Fortunately we have a family friend with an excavator and he came in and dug a large "dry well" in our back yard (big ditch filled with larger gravel and covered back over with dirt). All the leader drains were directed to this drainage area and the dirt dug out to create the was used to fill in the dips by the foundation and regrade the yard toward the dry well. We also had to bring in some "fill" - much cheaper than top soil because it's not any good for growing (too rocky and no nutrients). We have not had any water in our basement since (all winter and so far in the rainy New England Spring) and are now in the process of growing a new lawn in a load of top soil laid right on top of the fill.

So far so good!!


----------



## Mikey Palmice

Deedle said:


> We bought our house last June and had the EXACT same problem - only our inspector didn't see anything in advance. Every new house comes with surprises!!
> 
> Fortunately we have a family friend with an excavator and he came in and dug a large "dry well" in our back yard (big ditch filled with larger gravel and covered back over with dirt). All the leader drains were directed to this drainage area and the dirt dug out to create the was used to fill in the dips by the foundation and regrade the yard toward the dry well. We also had to bring in some "fill" - much cheaper than top soil because it's not any good for growing (too rocky and no nutrients). We have not had any water in our basement since (all winter and so far in the rainy New England Spring) and are now in the process of growing a new lawn in a load of top soil laid right on top of the fill.
> 
> So far so good!!


How much top soil did you put on top of the fill? did you just shovel it on? did you have to tamp it down?

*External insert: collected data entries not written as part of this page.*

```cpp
extern "C" int64_t tdr_chansum_ws_floats(int N, int C, int HW) {
    (void)N; (void)HW;
    return (int64_t)C * CS_SPLITS;
}

// ... 164 lines not shown
```

### textualdegremoval_amd/csrc/tdr_wgrad_1x1.hip

```cpp
#include "tdr_common.h"
#include "tdr_wgrad_common.h"
#include "../../include/tdr.h"
#include <stdlib.h>

typedef __bf16 g1bf16x8 __attribute__((ext_vector_type(8)));
typedef _Float16 g1f16x8 __attribute__((ext_vector_type(8)));
typedef unsigned g1u32x4 __attribute__((ext_vector_type(4)));

namespace {

enum { G1_BX3 = 0, G1_HX2 = 1 };

constexpr int G1_PX = 32;

template <int SCH>
__device__ __forceinline__ void g1_split8(const f32x4& a, const f32x4& b, g1u32x4 (&p)[SCH == G1_BX3 ? 3 : 2]) {
    if constexpr (SCH == G1_BX3) {
        unsigned h[4], m[4], l[4];
        tdr_split3_bf16<false>(a[0], a[1], h[0], m[0], l[0]);
        tdr_split3_bf16<false>(a[2], a[3], h[1], m[1], l[1]);
        tdr_split3_bf16<false>(b[0], b[1], h[2], m[2], l[2]);
        tdr_split3_bf16<false>(b[2], b[3], h[3], m[3], l[3]);
        p[0] = (g1u32x4){h[0], h[1], h[2], h[3]};
        p[1] = (g1u32x4){m[0], m[1], m[2], m[3]};
// ... 179 lines not shown
    constexpr size_t lds = (size_t)RING * (BM + (GATE ? 2 : 1) * BN) * 128;
    static_assert(lds <= 160 * 1024, "LDS");
    dim3 grid(N * a.spi, tdr_cdiv(a.Cout, BM), tdr_cdiv(a.Cin, BN));
    auto kern = wgrad1x1_dma_kernel<TMW, TNW, GATE, SCH, RING>;
    static bool attr_set = false;
    if (!attr_set) {
        (void)hipFuncSetAttribute(reinterpret_cast<const void*>(kern), hipFuncAttributeMaxDynamicSharedMemorySize, 160 * 1024);
        attr_set = true;
    }
    hipLaunchKernelGGL(kern, grid, dim3(256), lds, st, a);
    TDR_LAUNCH_CHECK("wgrad1x1_dma_kernel");
    return TDR_OK;
}


template <bool GATE, int SCH, int KQ, bool GRP = false, int TNW = 2, int TMW = 2>
__global__ __launch_bounds__(256 * KQ) void wgrad1x1_sp_kernel(WgArgs a) {
    static_assert(KQ == 1 || TMW == 2, "the in-block K split is built for 128-row tiles");
    constexpr int BM = 64 * TMW, BN = 64 * TNW, NI = TMW + TNW;
    constexpr int NS = SCH == G1_BX3 ? 3 : 2, NP = SCH == G1_BX3 ? 6 : 3;
    constexpr int ROWS = BM + BN;
    constexpr int PLANE = ROWS * 32;
    constexpr int KSTR = NS * PLANE + 64;
    constexpr int BUF = KQ * KSTR;
    constexpr int PXS = 16 * KQ;
    constexpr int NL = GATE ? NI + TNW : NI;

    extern __shared__ __attribute__((aligned(1024))) unsigned char smem_raw[];
    const int tid = threadIdx.x, lane = tid & 63, wave = __builtin_amdgcn_readfirstlane(tid >> 6);
    const int kq = KQ == 2 ? wave >> 2 : 0, wm = (wave >> 1) & 1, wn = wave & 1;
    const int j = lane & 31, kg = lane >> 5;

    int prob = 0, split = blockIdx.x, by = blockIdx.y, bz = blockIdx.z;
// ... 136 lines not shown
        split_store(raw0, 0, s + 2 < nst);
        interleave();
        __syncthreads();
    }

    if (want_db) {
#pragma unroll
        for (int i = 0; i < TMW; ++i) {
            float t = dsum[i];
            t += __shfl_xor(t, 1, 64); t += __shfl_xor(t, 2, 64);
            if constexpr (KQ == 2) t += __shfl_xor(t, 4, 64);
            const int co = co0 + lr + 64 * i;
            if (lp == 0 && co < a.Cout) a.dbpart[(long)split * a.Cout + co] = t;
        }
    }
    float* red = reinterpret_cast<float*>(smem_raw);
    const int wq = wave & 3;
    if (KQ == 2 && kq == 1) {
#pragma unroll
        for (int x = 0; x < TMW; ++x)
#pragma unroll
            for (int y = 0; y < TNW; ++y)
#pragma unroll
                for (int r = 0; r < 16; ++r) red[((wq * 4 + x * 2 + y) * 16 + r) * 64 + lane] = acc[x][y][r];
    }
    if constexpr (KQ == 2) {
        __syncthreads();
        if (kq == 1) return;
    }
    float* part = a.part + (long)split * a.Cout * a.Cin;
// ... 11 lines not shown
        }
}

template <bool GATE, int SCH, int KQ>
int launch_sp(const WgArgs& a, int N, hipStream_t st) {
    constexpr int NS = SCH == G1_BX3 ? 3 : 2;
    constexpr size_t lds0 = (size_t)2 * KQ * (NS * 256 * 32 + 64);
    constexpr size_t lds = (KQ == 2 && lds0 < 65536) ? 65536 : lds0;
    dim3 grid(N * a.spi, tdr_cdiv(a.Cout, 128), tdr_cdiv(a.Cin, 128));
    auto kern = wgrad1x1_sp_kernel<GATE, SCH, KQ>;
    static bool attr_set = false;
    if (!attr_set) {
        (void)hipFuncSetAttribute(reinterpret_cast<const void*>(kern), hipFuncAttributeMaxDynamicSharedMemorySize, 160 * 1024);
        attr_set = true;
    }
    hipLaunchKernelGGL(kern, grid, dim3(256 * KQ), lds, st, a);
    TDR_LAUNCH_CHECK("wgrad1x1_sp_kernel");
    return TDR_OK;
}

int g1_sp() {
    static const int v = tdr_tune_env("TDR_WG1_SP") ? atoi(tdr_tune_env("TDR_WG1_SP")) : 2;
    return v;
}

int g1_ring() {
    static const int r = tdr_tune_env("TDR_WG1_RING") ? atoi(tdr_tune_env("TDR_WG1_RING")) : 2;
    return r == 3 ? 3 : 2;
}

template <int TMW, int TNW, int SCH>
int launch_g1_gr(const WgArgs& a, const TdrWgradDesc* d, hipStream_t st) {
// ... 49 lines not shown

template <bool GATE, int SCH, int TNW, int TMW>
int launch_grp(const WgArgs& a, int nprob, hipStream_t st) {
    constexpr int NS = SCH == G1_BX3 ? 3 : 2;
    constexpr size_t lds0 = (size_t)2 * (NS * (64 * TMW + 64 * TNW) * 32 + 64);
    static const size_t pad = tdr_tune_env("TDR_WG1_GRP_LDS") ? (size_t)atol(tdr_tune_env("TDR_WG1_GRP_LDS")) : 0;
    const size_t lds = lds0 < pad ? pad : lds0;
    const int T = a.tiles_x * a.tiles_y;
    dim3 grid((unsigned)tdr_cdiv(a.grp_pairs, 8) * 8 * T);
    auto kern = wgrad1x1_sp_kernel<GATE, SCH, 1, true, TNW, TMW>;
    static bool attr_set = false;
    if (!attr_set) {
        (void)hipFuncSetAttribute(reinterpret_cast<const void*>(kern), hipFuncAttributeMaxDynamicSharedMemorySize, 160 * 1024);
        attr_set = true;
    }
    hipLaunchKernelGGL(kern, grid, dim3(256), lds, st, a);
    TDR_LAUNCH_CHECK("wgrad1x1_sp_kernel<grouped>");
    return TDR_OK;
}

}

extern "C" int tdr_wgrad1x1_group_supported(const TdrWgradDesc* d) {
    if (!d || (d->math != 1 && d->math != 2) || d->per_image) return 0;
    if (d->KH != 1 || d->stride != 1 || d->pad != 0 || d->H != d->OH || d->W != d->OW) return 0;
    const long HW = (long)d->OH * d->OW;
    if (HW % G1_PX != 0 || d->in_ns % 4 != 0 || d->dout_ns % 4 != 0) return 0;
    return d->Cin >= 64 && d->Cout > 64;
}

extern "C" int64_t tdr_wgrad1x1_group_ws_floats(const TdrWgradDesc* d, int nprob) {
// ... 70 lines not shown

int tdr_wgrad_1x1_launch(const WgArgs& a, const WgPlan& p, const TdrWgradDesc* d, hipStream_t st) {
    if (p.cfg == 0 && g1_sp() == 1) {
        const bool g = d->gate != 0;
        if (a.scheme == 1) return g ? launch_sp<true, G1_HX2, 2>(a, d->N, st) : launch_sp<false, G1_HX2, 2>(a, d->N, st);
        return g ? launch_sp<true, G1_BX3, 2>(a, d->N, st) : launch_sp<false, G1_BX3, 2>(a, d->N, st);
    }
    if (p.cfg == 0 && g1_sp() == 2) {
        const bool g = d->gate != 0;
        if (a.scheme == 1) return g ? launch_sp<true, G1_HX2, 1>(a, d->N, st) : launch_sp<false, G1_HX2, 1>(a, d->N, st);
        return g ? launch_sp<true, G1_BX3, 1>(a, d->N, st) : launch_sp<false, G1_BX3, 1>(a, d->N, st);
    }
    if (a.scheme == 1) return p.cfg == 0 ? launch_g1_gr<2, 2, G1_HX2>(a, d, st) : launch_g1_gr<1, 1, G1_HX2>(a, d, st);
    return p.cfg == 0 ? launch_g1_gr<2, 2, G1_BX3>(a, d, st) : launch_g1_gr<1, 1, G1_BX3>(a, d, st);
}
```

### textualdegremoval_amd/csrc/tdr_wgrad_common.h

```cpp
#pragma once
#include "tdr_common.h"

struct TdrWgradDesc;

struct WgArgs {
    const float* in; long in_ns; int Cin, H, W; long gate_off;
    const float* dout; long dout_ns; int Cout, OH, OW;
    int pad, tw_log2, tiles_x, tiles_y, tpi , tps , spi ;
    float* part;
    float* dbpart;
    int scheme;
    const void* grp_tab;
    int grp_bpp;
    int grp_pairs;
};

struct WgPlan { int tw_log2, tiles_x, tiles_y, tpi, tps, spi, cfg, WKw, BMc, BNc; };

bool tdr_wgrad_bx3_supported(const TdrWgradDesc* d);
WgPlan tdr_wgrad_bx3_plan(const TdrWgradDesc* d);
int tdr_wgrad_bx3_launch(const WgArgs& a, const WgPlan& p, const TdrWgradDesc* d, hipStream_t st);

bool tdr_wgrad_s2_supported(const TdrWgradDesc* d);
WgPlan tdr_wgrad_s2_plan(const TdrWgradDesc* d);
int tdr_wgrad_s2_launch(const WgArgs& a, const WgPlan& p, const TdrWgradDesc* d, hipStream_t st);

bool tdr_wgrad_1x1_supported(const TdrWgradDesc* d);
WgPlan tdr_wgrad_1x1_plan(const TdrWgradDesc* d);
int tdr_wgrad_1x1_launch(const WgArgs& a, const WgPlan& p, const TdrWgradDesc* d, hipStream_t st);
```

### textualdegremoval_amd/csrc/tdr_wgrad_mfma.hip

```cpp
#include <stdio.h>
#include <stdlib.h>
#include "tdr_common.h"
#include "tdr_wgrad_common.h"
#include "../../include/tdr.h"

namespace {

constexpr int wg_plane(int TW, int KH, int S) { return (((64 / TW) - 1) * S + KH) * ((TW - 1) * S + KH); }
constexpr int wg_cmax(int a, int b) { return a > b ? a : b; }
constexpr int wg_max_plane(int KH, int S) {
    return wg_cmax(wg_plane(8, KH, S), wg_cmax(wg_plane(16, KH, S), wg_plane(32, KH, S)));
}

template <int KH, int S, int WMw, int WNw, int WKw, int TMW, int TNW, bool GATE>
__global__ __launch_bounds__(256) void wgrad_mfma_kernel(WgArgs a) {
    static_assert(WMw * WNw * WKw == 4, "4 waves");
    constexpr int TAPS = KH * KH;
    constexpr int BMc = 32 * TMW * WMw, BNc = 32 * TNW * WNw;
    constexpr int MAXPIT = (wg_max_plane(KH, S) + 63) / 64;
    constexpr int DPT = BMc / 4;
    constexpr int IPT = BNc / 4;
    constexpr int KPW = 32 / WKw;

    extern __shared__ __attribute__((aligned(16))) float smem[];
// ... 217 lines not shown
    const int TW = 1 << a.tw_log2;
    const int LH = ((64 >> a.tw_log2) - 1) * S + KH, LW = (TW - 1) * S + KH;
    const size_t lds = (size_t)(BMc * 65 + BNc * ((LH * LW) | 1)) * sizeof(float);
    dim3 grid(N * p.spi, tdr_cdiv(a.Cout, BMc), tdr_cdiv(a.Cin, BNc));
    auto kern = wgrad_mfma_kernel<KH, S, WMw, WNw, WKw, TMW, TNW, GATE>;
    static bool attr_set = false;
    if (!attr_set) {
        (void)hipFuncSetAttribute(reinterpret_cast<const void*>(kern), hipFuncAttributeMaxDynamicSharedMemorySize, 160 * 1024);
        attr_set = true;
    }
    hipLaunchKernelGGL(kern, grid, dim3(256), lds, st, a);
    TDR_LAUNCH_CHECK("wgrad_mfma_kernel");
    return TDR_OK;
}

}

extern "C" int64_t tdr_wgrad_ws_floats(const TdrWgradDesc* d) {
    const WgPlan p = make_plan(d);
    return (int64_t)d->N * p.spi * p.WKw * d->Cout * d->Cin * d->KH * d->KH + (int64_t)d->N * p.spi * d->Cout;
}
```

I am in the same boat. I need to order a ton of top soil and scatter it all over the front of my yard to get some nice new seed in there. 

thanks


----------



## Deedle

We live on a little over a quarter acre and brought in two loads (high sided pick-up truck size) to cover our front and back yard, a total of approximately 85'x160'. They shoveled the soil into small piles evenly spaced throughout the yard and then spread each of those out to make sure it was even (about 4"-6" deep) and didn't affect the proper grading of the yard. It is starting to grow in at various rates so it is still difficult to tell what the overall "fullness" will be. We used a seed mix because of our location and sun/shade situation.


----------



## handy man88

One thing to consider when adding top soil is to add stones for erosion control. I used to dig around my house to put in plants and always wondered why the soil was rocky. It's the stone that's added that prevents the dirt alone from eroding away.

Along the perimeter of your house, consider adding about 6-12" width of black tarp and then put stone mulch over that. This will keep the soil underneath from washing away and will keep the soil dry along the perimeter in an attempt to deter termites.


----------



## Deedle

We heard smaller rocks were good for irrigation too. Fortunately we live in a part of New England where there are PLENTY of rocks.


----------



## handy man88

Deedle said:


> We heard smaller rocks were good for irrigation too. Fortunately we live in a part of New England where there are PLENTY of rocks.


Rocks are good for "irrigation?" :confused1:


----------



## Deedle

I've been told that smaller rocks in the soil help with the flow of moisture. Maybe that is just an old wives tale to make us feel better about our irreversibly rocky soil?


----------